int sfm_match_l2fr_launch(sfm_ctx* ctx, const uint8_t* desc, const int32_t* n_kp, int32_t n_img,
                          int32_t k_max, const int32_t* pairs, int32_t n_pairs,
                          const sfm_match_params* prm, int32_t* out_count, int32_t* out_match,
                          int32_t* out_dist) {
    hipStream_t st = ctx->stream;
    if (k_max == 0) {
        SFM_HIP_CHECK(hipMemsetAsync(out_count, 0, sizeof(int32_t) * n_pairs, st));
        return SFM_OK;
    }
    const int k_pad = (int)sfm::align_up((size_t)k_max, KALIGN);
    SFM_REQUIRE(k_pad <= KMAX, "sfm_match_batch: L2 matcher needs k_max <= 4096");
    const int n_qblk = (k_max + QB - 1) / QB;
    const size_t tab = (size_t)n_img * k_pad * sizeof(int32_t);
    const size_t recb = (size_t)n_pairs * k_pad * sizeof(int4);
    const size_t cntb = sfm::align_up(sizeof(int32_t) * (size_t)n_pairs, 256);
    const size_t descb = sfm::align_up((size_t)n_img * k_max * D, 256);
    const size_t ordb = sfm::align_up(sizeof(int32_t) * (size_t)n_pairs, 256);
    const size_t clsb = sfm::align_up((size_t)n_pairs * k_pad, 256);
    const int n_rng_max = n_pairs / REC_R + n_img + 1;
    const size_t rngb = sfm::align_up(sizeof(int2) * (size_t)n_rng_max, 256);
    const size_t rinfob = sizeof(int4) * (size_t)n_rng_max * REC_R;
    const size_t sinfob = sfm::align_up(sizeof(int4) * (size_t)n_pairs, 256);
    const size_t uinfob = sfm::align_up(UNIT * sizeof(int4) * (size_t)n_pairs, 256);
    char* ws = (char*)sfm::workspace(ctx, 256 + 2 * tab + 2 * recb + cntb + descb + ordb + clsb +
                                              256 + rngb + rinfob + 256 + sinfob + uinfob + 256 +
                                              cntb);
    if (!ws) return SFM_ERR_NOMEM;
    char* w = ws;
    uint8_t* zero_row = (uint8_t*)w; w += 256;
    int32_t* norm = (int32_t*)w; w += tab;
    int32_t* cinit = (int32_t*)w; w += tab;
    int4* surv = (int4*)w; w += recb;
    int4* rev = (int4*)w; w += recb;
    rec8* fwd = (rec8*)rev;
    rec8* qst = fwd + (size_t)n_pairs * k_pad;
    int32_t* scount = (int32_t*)w; w += cntb;
    uint8_t* desc_i8 = (uint8_t*)w; w += descb;
    int32_t* ord_f = (int32_t*)w; w += ordb;
    uint8_t* cls = (uint8_t*)w; w += clsb;
    int32_t* n_rng = (int32_t*)w; w += 256;
    int32_t* n_flag = n_rng + 1;
    int2* rng = (int2*)w; w += rngb;
    int4* rinfo = (int4*)w; w += rinfob;
    int4* sinfo_f = (int4*)sfm::align_up((size_t)w, 256);
    int4* uinfo = (int4*)((char*)sinfo_f + sinfob);
    int32_t* n_units = (int32_t*)((char*)uinfo + uinfob);
    int32_t* flist = (int32_t*)((char*)n_units + 256);
    static const bool units_env = [] {
        const char* e = getenv("SFM_L2FR_UNITS");
        return !(e && e[0] == '0');
    }();
    const bool units = units_env && (3 * (size_t)n_img + 2) * sizeof(int) <= 65536;
    const int ppx = (n_pairs + 7) / 8;
    const int n_blk = n_pairs;
    const int grid = 8 * ppx * n_qblk;
    const bool mutual = prm->cross_check == SFM_XC_MUTUAL;

    const int unit_blk = units ? 1 : -1;
    const int bpi = (k_pad + 1023) / 1024, n_prep = bpi * n_img;
    hipLaunchKernelGGL(l2fr_setup_kernel, dim3(n_prep + 1 + (units ? 1 : 0)), dim3(1024),
                       ((units ? 3 : 2) * (size_t)n_img + 2) * sizeof(int), st, n_prep, bpi, desc, n_kp,
                       k_max, k_pad, norm, cinit, zero_row, (uint4*)desc_i8, pairs, n_pairs, n_img,
                       ord_f, rng, n_rng, rinfo, sinfo_f, unit_blk, uinfo, n_units);
    SFM_HIP_CHECK(hipGetLastError());
    const FwdCls fc{norm, prm->ratio_num, prm->ratio_den, (long long)prm->max_dist, fwd, cls};
    hipLaunchKernelGGL(l2fr_scan_fwd_kernel, dim3(grid), dim3(SCAN_THREADS), 0, st, desc_i8, n_kp, k_max,
                       k_pad, cinit, zero_row, pairs, n_qblk, (const int4*)(units ? uinfo : sinfo_f),
                       n_blk, fc, (const int32_t*)(units ? n_units : nullptr));
    SFM_HIP_CHECK(hipGetLastError());
    const char* dbg = getenv("SFM_L2FR_DEBUG");
    int dmode = dbg ? atoi(dbg) : 0;
    if (dmode < 1 || dmode > 3) dmode = 0;
    if (dmode == 1) {
        hipLaunchKernelGGL(l2fr_dump_kernel, dim3(n_pairs), dim3(256), 0, st, n_kp, pairs, k_max,
                           k_pad, (const int4*)nullptr, (const rec8*)fwd, (const int32_t*)nullptr,
                           out_count, out_match, out_dist);
        return SFM_OK;
    }
    hipLaunchKernelGGL(l2fr_recover_mfma_kernel, dim3(n_rng_max * (k_pad / GROUP)), dim3(256), 0, st,
                       desc_i8, k_max, k_pad, norm, cinit, (const int4*)rinfo, (const int32_t*)n_rng,
                       (const rec8*)fwd, (const uint8_t*)cls, prm->ratio_num, prm->ratio_den,
                       (long long)prm->max_dist, qst);
    SFM_HIP_CHECK(hipGetLastError());
    const char* ce = getenv("SFM_L2FR_CERT");
    const bool cert = mutual && dmode == 0 && !(ce && ce[0] == '0');
    const char* cc = getenv("SFM_L2FR_CERT_CAP");
    const long long cap = cc ? atoll(cc) : CERT_CAP_DEFAULT;
    unsigned long long* stats = cert && ctx->cert_stats ? ctx->cert_acc : nullptr;
    if (stats)
        SFM_HIP_CHECK(hipMemsetAsync(stats, 0, 3 * sizeof(unsigned long long), st));
    auto tail = !mutual && dmode == 0 ? l2fr_tail_kernel<TAIL_DIRECT>
                : cert                ? l2fr_tail_kernel<TAIL_CERT>
                                      : l2fr_tail_kernel<TAIL_SPILL>;
    hipLaunchKernelGGL(tail, dim3(n_pairs), dim3(256), 0, st, desc_i8, n_kp, k_max, k_pad, norm, pairs,
                       (const rec8*)fwd, (const uint8_t*)cls, qst, prm->ratio_num, prm->ratio_den,
                       (long long)prm->max_dist, cap, surv, scount, flist, n_flag, stats, out_count,
                       out_match, out_dist);
    SFM_HIP_CHECK(hipGetLastError());
    if (!mutual && dmode == 0) return SFM_OK;
    if (dmode == 2) {
        hipLaunchKernelGGL(l2fr_dump_kernel, dim3(n_pairs), dim3(256), 0, st, n_kp, pairs, k_max,
                           k_pad, (const int4*)surv, (const rec8*)nullptr, (const int32_t*)scount,
                           out_count, out_match, out_dist);
        return SFM_OK;
    }
    if (mutual) {
        hipLaunchKernelGGL(l2fr_scan_rev_kernel, dim3(REV_GRID), dim3(SCAN_THREADS), 0, st, desc_i8, n_kp,
                           k_max, k_pad, cinit, zero_row, pairs, n_qblk, (const int32_t*)flist,
                           (const int32_t*)n_flag, (const int4*)surv, (const int32_t*)scount, rev);
        SFM_HIP_CHECK(hipGetLastError());
    }
    if (dmode == 3) {
        hipLaunchKernelGGL(l2fr_dump_kernel, dim3(n_pairs), dim3(256), 0, st, n_kp, pairs, k_max,
                           k_pad, (const int4*)rev, (const rec8*)nullptr, (const int32_t*)scount,
                           out_count, out_match, out_dist);
        return SFM_OK;
    }
    hipLaunchKernelGGL(l2fr_final_kernel, dim3(REV_GRID), dim3(256), 0, st, desc_i8, n_kp, k_max, k_pad,
                       norm, cinit, pairs, surv, scount, rev, (const int32_t*)flist,
                       (const int32_t*)n_flag, out_count, out_match, out_dist);
    SFM_HIP_CHECK(hipGetLastError());
    return SFM_OK;
}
********
### WHAT TO DO:
Starting at the line with "ord_f, rng, n_rng, rinfo, sinfo_f, unit_blk, uinfo, n_units);" and ending at the line with "if (dmode < 1 || dmode > 3) dmode = 0;", print each line of the listing above exactly, with no other lines.

### RESULT OF THIS TASK:
                       ord_f, rng, n_rng, rinfo, sinfo_f, unit_blk, uinfo, n_units);
    SFM_HIP_CHECK(hipGetLastError());
    const FwdCls fc{norm, prm->ratio_num, prm->ratio_den, (long long)prm->max_dist, fwd, cls};
    hipLaunchKernelGGL(l2fr_scan_fwd_kernel, dim3(grid), dim3(SCAN_THREADS), 0, st, desc_i8, n_kp, k_max,
                       k_pad, cinit, zero_row, pairs, n_qblk, (const int4*)(units ? uinfo : sinfo_f),
                       n_blk, fc, (const int32_t*)(units ? n_units : nullptr));
    SFM_HIP_CHECK(hipGetLastError());
    const char* dbg = getenv("SFM_L2FR_DEBUG");
    int dmode = dbg ? atoi(dbg) : 0;
    if (dmode < 1 || dmode > 3) dmode = 0;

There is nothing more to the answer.